Clearly, the computation in (4), (5), and (6) only involves single-layer unknowns at each step. *More importantly*, the reduction in (4) and (5) is done analytically. This is because matrices I and K in the same layer are actually linearly proportional to each other. In addition, I and K in different layers are also linearly proportional to each other since the matrices I and K are linearly proportional to layer thickness and permittivity. Therefore the final reduced system matrix is obtained instantly without the need of any computation. The only computational cost is the inversion of matrix I' in each layer for the update of the right hand side as shown in (5) as well as for obtaining the unknown vectors as shown in (6). The inversion only needs to be done once since I' in different layers are linearly proportionally to each other. In addition, matrix I' is an extremely sparse matrix; and also is orders-of-magnitude smaller than the original matrix. Hence, the computation of the entire TD-LAFE-RR scheme is inexpensive.

## **Numerical Results**

First, we validate the proposed method with a structure having analytical solution: a parallel-plate waveguide structure. According to typical geometrical dimensions of on-chip problems, its width (along y) was set as 1mu; its height (along x) was set as 0.1mu. Its length (3.5mu) was subdivided into 35 layers. The dominant TEM mode was launched on the incident plane at z=0. The exact absorbing boundary condition for the dominant mode was placed on both the incident and

exiting planes. The incident pulse was the time derivative of a Gaussian pulse,  $\hat{E}^{inc}(t) = \hat{x}2te^{-\left(\frac{t}{\tau}\right)^2}$ , in which  $\tau$  is chosen to be 3.0e-13. The time step was chosen to be 1.0e-16s. In total 15,000 time steps were run. The electric field at z=1.1mu was sampled and compared with the analytical solution, which reveals an excellent agreement as shown in Fig. 2(a). Fig. 2(b) depicts the electric fields sampled at z=0, 0.1mu, 0.6mu, 1.1mu, and 2.9mu respectively. Clearly, the delay and waveform are accurately simulated by the proposed method. Next, we simulated a parallel plate structure of length 1000mu. The bottom and top PEC plates were replaced by conducting planes of conductivity 5.8e+7 to model on-chip intricacy. It took a standard time-domain finite element method 55s to simulate this example, whereas the proposed method only cost 33s although the code was not optimized yet. In addition, the proposed method is memory efficient as it only needs to invert a single-layer sparse matrix. Better efficiency is expected when handling large-scale examples especially those that couldn't be handled by conventional methods. These examples will be reported in the conference.

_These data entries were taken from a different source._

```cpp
#ifdef __cplusplus
extern "C" {
#endif

enum { Y3D_F32 = 0, Y3D_BF16 = 1 };
enum { Y3D_OK = 0, Y3D_ERR_INVALID = -1, Y3D_ERR_HIP = -2 };

const char* y3d_last_error(void);
int y3d_abi_version(void);
int y3d_device_info(char* name, int name_len, int* compute_units, int* lds_bytes, int* clock_khz);

int y3d_pack_weight_fwd(int dtype, const float* w_oihw, void* out, int Cout, int Cin_g, int Cin_g_pad, int kh, int kw, void* stream);
int y3d_pack_weight_dgrad(int dtype, const float* w_oihw, void* out, int Cout, int Cin_g, int groups, int kh, int kw, void* stream);
int y3d_mt_pack_weights(int dtype, const int64_t* desc, const int* chunk_tensor, const int* chunk_off, int nchunks, int chunk, void* stream);
int y3d_mt_fp8w_quantize(const int64_t* desc, const int* row_begin, int ntensors, int nrows, void* stream);
int y3d_fp8w_dequantize(const uint8_t* codes, const float* scale, float* w, int rows, int K, void* stream);
int y3d_fp8_quantize_act(const void* x, int64_t xsw, int64_t M, int C, uint8_t* q, uint8_t* s, void* stream);
int y3d_fp8_pack_weight_fwd(const uint8_t* codes, const float* scale, int rows, int Cg, uint8_t* wq, uint8_t* ws, void* stream);
int y3d_conv3x3_fp8_ok(int B, int H, int W, int Cin, int Cout, int groups);
int y3d_conv3x3_fp8_stat_rows(int B, int H, int W);
int y3d_fp8_scale_pitch(int C);
// ... 2 lines not shown
int y3d_conv_kpad(int dtype, int k_total);
int y3d_conv_stat_blocks(int B, int Ho, int Wo);
int y3d_conv2d_stat_rows(int dtype, int B, int H, int W, int Cin, int Cout, int groups, int kh, int kw, int stride, int pad);
int y3d_conv2d_fwd(int dtype, const void* x, int64_t xsb, int64_t xsh, int64_t xsw, int B, int H, int W, int Cin,
                   const void* w_packed, const float* bias, void* y, int64_t ysw, int Ho, int Wo, int Cout, int groups,
                   int kh, int kw, int stride, int pad, float* stat_partials, void* stream);
int y3d_conv2d_fwd_affine(int dtype, const void* x, int64_t xsb, int64_t xsh, int64_t xsw, int B, int H, int W, int Cin,
                          const void* w_packed, const float* scale, const float* shift, int act, void* y, int64_t ysw, int Ho, int Wo,
                          int Cout, int groups, int kh, int kw, int stride, int pad, void* stream);
int y3d_conv2d_fwd_affine_res_ok(int dtype, int B, int H, int W, int Cin, int Cout, int groups, int kh, int kw, int stride, int pad);
int y3d_conv2d_fwd_affine_res(int dtype, const void* x, int64_t xsb, int64_t xsh, int64_t xsw, int B, int H, int W, int Cin,
                              const void* w_packed, const float* scale, const float* shift, int act, const void* res, int64_t rsw, void* y,
                              int64_t ysw, int Ho, int Wo, int Cout, int groups, int kh, int kw, int stride, int pad, void* stream);
int y3d_conv2d_bwd_data(int dtype, const void* dy, int64_t dsb, int64_t dsh, int64_t dsw, int B, int Ho, int Wo, int Cout,
                        const void* w_packed_dgrad, void* dx, int64_t xsw, int H, int W, int Cin, int groups, int kh, int kw,
                        int stride, int pad, void* stream);
int y3d_conv2d_wgrad_splits(int dtype, int B, int Ho, int Wo, int Cout, int Cin_g, int groups, int kh, int kw);
int y3d_conv2d_wgrad_plan(int dtype, int B, int H, int W, int Cin, int Cout, int groups, int kh, int kw, int stride, int pad);
int y3d_set_tile_kernels(int enable);
int y3d_set_stream1x1(int enable);
int y3d_get_stream1x1(void);
int y3d_get_tile_kernels(void);
int y3d_set_bn_wide_slabs(int enable);
int y3d_conv2d_bwd_weight(int dtype, const void* x, int64_t xsb, int64_t xsh, int64_t xsw, int B, int H, int W, int Cin,
                          int Cin_real, const void* dy, int64_t dsw, int Ho, int Wo, int Cout, int groups, int kh, int kw,
                          int stride, int pad, float* slab, int nsplit, float* grad_oihw, int accumulate, void* stream);

int y3d_dw_blocks(int64_t M);
int y3d_dw_wgrad_blocks(int64_t M);
int y3d_dw_pack_weight(const float* w_oihw, float* out_taps_c, int C, int kh, int kw, void* stream);
int y3d_dwconv2d_fwd(int dtype, const void* x, int64_t xsb, int64_t xsh, int64_t xsw, int B, int H, int W, int C,
                     const float* w_packed, void* y, int64_t ysw, int Ho, int Wo, int kh, int kw, int stride, int pad,
                     float* stat_partials, void* stream);
int y3d_dwconv2d_fwd_affine(int dtype, const void* x, int64_t xsb, int64_t xsh, int64_t xsw, int B, int H, int W, int C,
                            const float* w_packed, const float* scale, const float* shift, int act, int res_mode, const void* res, int64_t rsw,
                            void* z, int64_t zsw, int Ho, int Wo, int kh, int kw, int stride, int pad, void* stream);
int y3d_dwconv2d_bwd_data(int dtype, const void* dy, int64_t dsb, int64_t dsh, int64_t dsw, int B, int Ho, int Wo, int C,
                          const float* w_packed, void* dx, int64_t xsw, int H, int W, int kh, int kw, int stride, int pad,
                          void* stream);
int y3d_dwconv2d_bwd_weight(int dtype, const void* x, int64_t xsb, int64_t xsh, int64_t xsw, int B, int H, int W, int C,
                            const void* dy, int64_t dsw, int Ho, int Wo, int kh, int kw, int stride, int pad, float* slab,
                            float* grad_oihw, int accumulate, void* stream);

int y3d_bn_finalize(const float* partials, int nblk, int C, int64_t count, const float* gamma, const float* beta, float eps,
                    float momentum, float* running_mean, float* running_var, float* mean, float* invstd, float* scale,
                    float* shift, void* stream);
// ... 138 lines not shown
```

### yolov10-3d_amd/_lib.py

```python
from __future__ import annotations

import ctypes
import os
import re

_HERE = os.path.dirname(os.path.abspath(__file__))
LIB_PATH = os.path.join(_HERE, "liby3d_hip.so")
HEADER = os.path.join(os.path.dirname(_HERE), "include", "y3d.h")

F32, BF16 = 0, 1

_CT = {"int": ctypes.c_int, "int64_t": ctypes.c_int64, "float": ctypes.c_float, "double": ctypes.c_double}


class Y3DError(RuntimeError):
    pass


def parse_header(path: str = HEADER):
    src = open(path).read()
    src = re.sub(r"/\*.*?\*/", " ", src, flags=re.S)
    protos = {}
    for m in re.finditer(r"(const\s+char\s*\*|int)\s+(y3d_\w+)\s*\(([^;{]*?)\)\s*;", src, flags=re.S):
        ret, name, args = m.group(1), m.group(2), m.group(3).strip()
        argtypes = []
        if args and args != "void":
            for a in args.split(","):
                a = a.strip()
                if "*" in a:
                    argtypes.append(ctypes.c_void_p)
                else:
                    toks = a.split()
                    t = toks[1] if toks[0] == "const" else toks[0]
                    argtypes.append(_CT[t])
        protos[name] = (ctypes.c_char_p if "char" in ret else ctypes.c_int, argtypes)
    return protos


_PLAIN_INT = {"abi_version", "conv_kpad", "conv_stat_blocks", "conv2d_stat_rows", "conv2d_wgrad_splits", "conv2d_wgrad_plan", "set_tile_kernels", "set_stream1x1", "set_bn_wide_slabs", "get_stream1x1", "get_tile_kernels", "dw_blocks", "dw_wgrad_blocks", "bn_bwd_blocks", "proj_blocks", "proj_group_blocks", "proj_group_bn_bwd_blocks", "proj_group_bwd_weight_bn_mfma_blocks", "tal3d_scratch_floats", "v10_postprocess_scratch_floats", "conv2d_fwd_affine_res_ok", "stem_conv_train_rows", "conv3x3_fp8_ok", "conv3x3_fp8_stat_rows", "fp8_scale_pitch"}
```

Fig. 2. Comparison between the proposed solution and the analytical data.

### References

- M. J. Kobrinsky, S. Chakravarty, D. Jiao, et. al., "Experimental validation of crosstalk simulations for on-chip interconnects at high frequencies using Sparameters", IEEE 12th Topical Meeting on Electrical Performance of Electronic Packaging (EPEP), 2003, pp. 329-332.
- [2] D. Jiao, M. Mazumder, et. al., "A novel technique for full-wave modeling of large-scale three-dimensional high-speed on/off-chip interconnect structures," International Conference on Simulation of Semiconductor Proc. and Dev., 2003, pp. 39-42.
- [3] D. Jiao, C. Dai, et. al., "Computational Electromagnetics for High-Frequency IC Design," Intel Corporation, invited paper, IEEE International Symposium on Antennas and Propagation, 2004.
- [4] D. Jiao, "A layered finite-element method for high-capacity electromagnetic analysis of high-frequency ICs," 2006 IEEE International Symposium on Antennas and Propagation.